Subitement, la mère se mit à fixer son fils sans ciller.

— Ton père n’était pas un enfoiré...

— Mon œil, ouais ! C’est lui qui t’a quittée, pas l’inverse !

L’évocation de son amour perdu la rendait nostalgique, mais elle se devait à présent de briser plus de seize ans de silence. Une déchirure que lui avait imposé la mer, ce bleu qui drapait encore sa plus grande rivale. Elle se souvenait surtout du noir de leur dernière nuit. Ce noir qui avait tout englouti.

***

— Jacques, qu'est-ce que tu fais ?

— Il faut que j'aille voir...

— Voir quoi ? Il n'y a rien à voir, Jacques, c'est noir et froid, rien d'autre ! Y'a personne. Et moi je suis là, je suis vivante, et j'existe !

— ...

— Jacques, I love you…

Deux mains qui se cherchent, se rejoignent. Et parce qu’elle n’a pas d’autre choix, Johanna le laissera partir.

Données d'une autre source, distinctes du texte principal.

-    auto store_tiles = [&](auto bufc) {
-      constexpr int buf = decltype(bufc)::value;
+    auto store_tiles = [&](auto bufc, auto setc) {
+      constexpr int buf = decltype(bufc)::value, set = decltype(setc)::value;
 #pragma unroll
       for (int i = 0; i < A_PER_THR; ++i) {
         const int r = trow + i * RPP;
         if (xform) {
-          const bool ok = pend_ok[i];
-          ra[i].x = ok ? fmaxf(fmaf(ra[i].x, pend_sc.x, pend_sh.x), 0.f) : 0.f;
-          ra[i].y = ok ? fmaxf(fmaf(ra[i].y, pend_sc.y, pend_sh.y), 0.f) : 0.f;
-          ra[i].z = ok ? fmaxf(fmaf(ra[i].z, pend_sc.z, pend_sh.z), 0.f) : 0.f;
-          ra[i].w = ok ? fmaxf(fmaf(ra[i].w, pend_sc.w, pend_sh.w), 0.f) : 0.f;
-        }
-        AS_(buf, kq * 4 + 0, r) = ra[i].x;
-        AS_(buf, kq * 4 + 1, r) = ra[i].y;
-        AS_(buf, kq * 4 + 2, r) = ra[i].z;
-        AS_(buf, kq * 4 + 3, r) = ra[i].w;
+          const bool ok = pend_ok[set][i];
+          ra[set][i].x = ok ? fmaxf(fmaf(ra[set][i].x, pend_sc[set].x, pend_sh[set].x), 0.f) : 0.f;
+          ra[set][i].y = ok ? fmaxf(fmaf(ra[set][i].y, pend_sc[set].y, pend_sh[set].y), 0.f) : 0.f;
+          ra[set][i].z = ok ? fmaxf(fmaf(ra[set][i].z, pend_sc[set].z, pend_sh[set].z), 0.f) : 0.f;
+          ra[set][i].w = ok ? fmaxf(fmaf(ra[set][i].w, pend_sc[set].w, pend_sh[set].w), 0.f) : 0.f;
+        }
+        AS_(buf, kq * 4 + 0, r) = ra[set][i].x;
+        AS_(buf, kq * 4 + 1, r) = ra[set][i].y;
+        AS_(buf, kq * 4 + 2, r) = ra[set][i].z;
+        AS_(buf, kq * 4 + 3, r) = ra[set][i].w;
       }
       if (w_nk == 0) {
 #pragma unroll
         for (int i = 0; i < B_PER_THR_KN; ++i) {
           const int k = tid / N4 + i * (NT / N4);
-          if (k < GBK) *reinterpret_cast<float4*>(&BS_(buf, k, (tid % N4) * 4)) = rb[i];
+          if (k < GBK) *reinterpret_cast<float4*>(&BS_(buf, k, (tid % N4) * 4)) = rb[set][i];
         }
       } else {
 #pragma unroll
         for (int i = 0; i < B_PER_THR_NK; ++i) {
           const int r = trow + i * RPP;
           if (r >= BN) continue;
-          BS_(buf, kq * 4 + 0, r) = rb[i].x;
-          BS_(buf, kq * 4 + 1, r) = rb[i].y;
-          BS_(buf, kq * 4 + 2, r) = rb[i].z;
-          BS_(buf, kq * 4 + 3, r) = rb[i].w;
+          BS_(buf, kq * 4 + 0, r) = rb[set][i].x;
+          BS_(buf, kq * 4 + 1, r) = rb[set][i].y;
+          BS_(buf, kq * 4 + 2, r) = rb[set][i].z;
+          BS_(buf, kq * 4 + 3, r) = rb[set][i].w;
         }
       }
     };
@@ -379,15 +413,19 @@
 #pragma unroll
         for (int r = 0; r < 16; ++r) acc[i][j][r] = 0.f;
 
-    if (total > 0) {
-      load_tiles(it_beg);
-      store_tiles(std::integral_constant<int, 0>{});
-    }
-    __syncthreads();
-
-    auto chunk = [&](int it, auto curc) {
-      constexpr int cur = decltype(curc)::value;
-      if (it + 1 < total) load_tiles(it_beg + it + 1);
+    using I0 = std::integral_constant<int, 0>;
+    using I1 = std::integral_constant<int, 1>;
+    if constexpr (D == 1) {
+      if (total > 0) {
+        load_tiles(I0{});
+        store_tiles(I0{}, I0{});
+      }
+      __syncthreads();
+    }
+
+    auto chunk = [&](int it, auto curc, auto setc, auto modec) {
+      constexpr int cur = decltype(curc)::value, set = decltype(setc)::value, MODE = decltype(modec)::value;
+      if (MODE == 0 ? it + 1 < total : MODE == 1) load_tiles(setc);
       __builtin_amdgcn_sched_barrier(0);
 #ifdef GEMM_SETPRIO
       __builtin_amdgcn_s_setprio(1);
@@ -409,15 +447,59 @@
 #ifdef GEMM_SETPRIO
       __builtin_amdgcn_s_setprio(0);
 #endif
-      if (it + 1 < total) store_tiles(std::integral_constant<int, cur ^ 1>{});
+      if (MODE == 0 ? it + 1 < total : MODE != 3)
+        store_tiles(std::integral_constant<int, cur ^ 1>{}, std::integral_constant<int, (set + 1) % D>{});
       __syncthreads();
     };
-    int it = 0;
-    for (; it + 1 < total; it += 2) {
-      chunk(it, std::integral_constant<int, 0>{});
-      chunk(it + 1, std::integral_constant<int, 1>{});
-    }
-    if (it < total) chunk(it, std::integral_constant<int, 0>{});
+    if constexpr (D == 1) {
+      int it = 0;
+      for (; it + 1 < total; it += 2) {
+        chunk(it, I0{}, I0{}, I0{});
+        chunk(it + 1, I1{}, I0{}, I0{});
+      }
+      if (it < total) chunk(it, I0{}, I0{}, I0{});
+    } else {
+      auto drain = [&](auto uc, auto rc) {
+        constexpr int U = decltype(uc)::value, R = decltype(rc)::value;
+        static_for<R>([&](auto jc) {
+          constexpr int j = decltype(jc)::value;
+          chunk(0, std::integral_constant<int, (U + j) % 2>{}, std::integral_constant<int, (U + j) % D>{},
+                std::integral_constant<int, (j + 1 < R ? 2 : 3)>{});
+        });
+      };
+      if (total >= D) {
+        static_for<D>([&](auto sc) { load_tiles(sc); });
+        store_tiles(I0{}, I0{});
+        __syncthreads();
+        constexpr int UNR = D % 2 == 0 ? D : 2 * D;
+        bool drained = false;
+        for (int it = 0; !drained; it += UNR) {
+          static_for<UNR>([&](auto uc) {
+            constexpr int u = decltype(uc)::value;
+            if (drained) return;
+            if (it + u + D < total) {
+              chunk(it + u, std::integral_constant<int, u % 2>{}, std::integral_constant<int, u % D>{}, I1{});
+            } else {
+              drain(uc, std::integral_constant<int, D>{});
+              drained = true;
+            }
+          });
+        }
+      } else {
+        static_for<D - 1>([&](auto tc) {
+          constexpr int T = decltype(tc)::value + 1;
+          if (total == T) {
+            static_for<T>([&](auto sc) { load_tiles(sc); });
+            store_tiles(I0{}, I0{});
+          }
+        });
+        __syncthreads();
+        static_for<D - 1>([&](auto tc) {
+          constexpr int T = decltype(tc)::value + 1;
+          if (total == T) drain(I0{}, std::integral_constant<int, T>{});
+        });
+      }
+    }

— Go. Go and see my love… (1)

***

— Jacques n’était pas d’ici, reprit-elle. C’est à elle qu’il s’adonnait, toujours, même si elle l’avait déjà tant blessé. On était ensemble et j’ai essayé de le rendre heureux, seulement je ne pouvais pas lutter contre elle. Sa Lady Blue. La mer enrubannée de bleu océan. Être enceinte de toi n’a pas suffi à le retenir. C’est à la surface qu’il vivait en apnée, il n’y a que dans ses profondeurs qu’il était bien. Alors s’il te plaît, ne lui en veux pas de m’avoir procuré mes plus grandes joies et ma plus grande peine. C’est pour lui que je t’ai voulu toi. C’est en toi qu’il continue de vivre...

Ému aux larmes par la sincérité de la confession de sa mère, Jack ne put s’empêcher de l’étreindre. Il la comprenait enfin ; il comprenait enfin cet amour qui l’avait poussée à accepter son père tel qu’il était, sa passion océane, son égoïsme, et il pardonnait à Johanna de s’être tu si longtemps. Pourtant, la fascination de Jacques pour la mer restait encore pour lui un mystère. Faire la paix et accorder son pardon à ce père-fantôme lui prendrait sans doute du temps, toute une vie peut-être… Une vie entière pour pardonner à cet homme, à cet inconnu, ce père anonyme, de s’en être allé avant même qu’il ne naisse, qu’il respire. Une racine morte à exhumer pour se construire, et devenir homme à son tour. Un jour.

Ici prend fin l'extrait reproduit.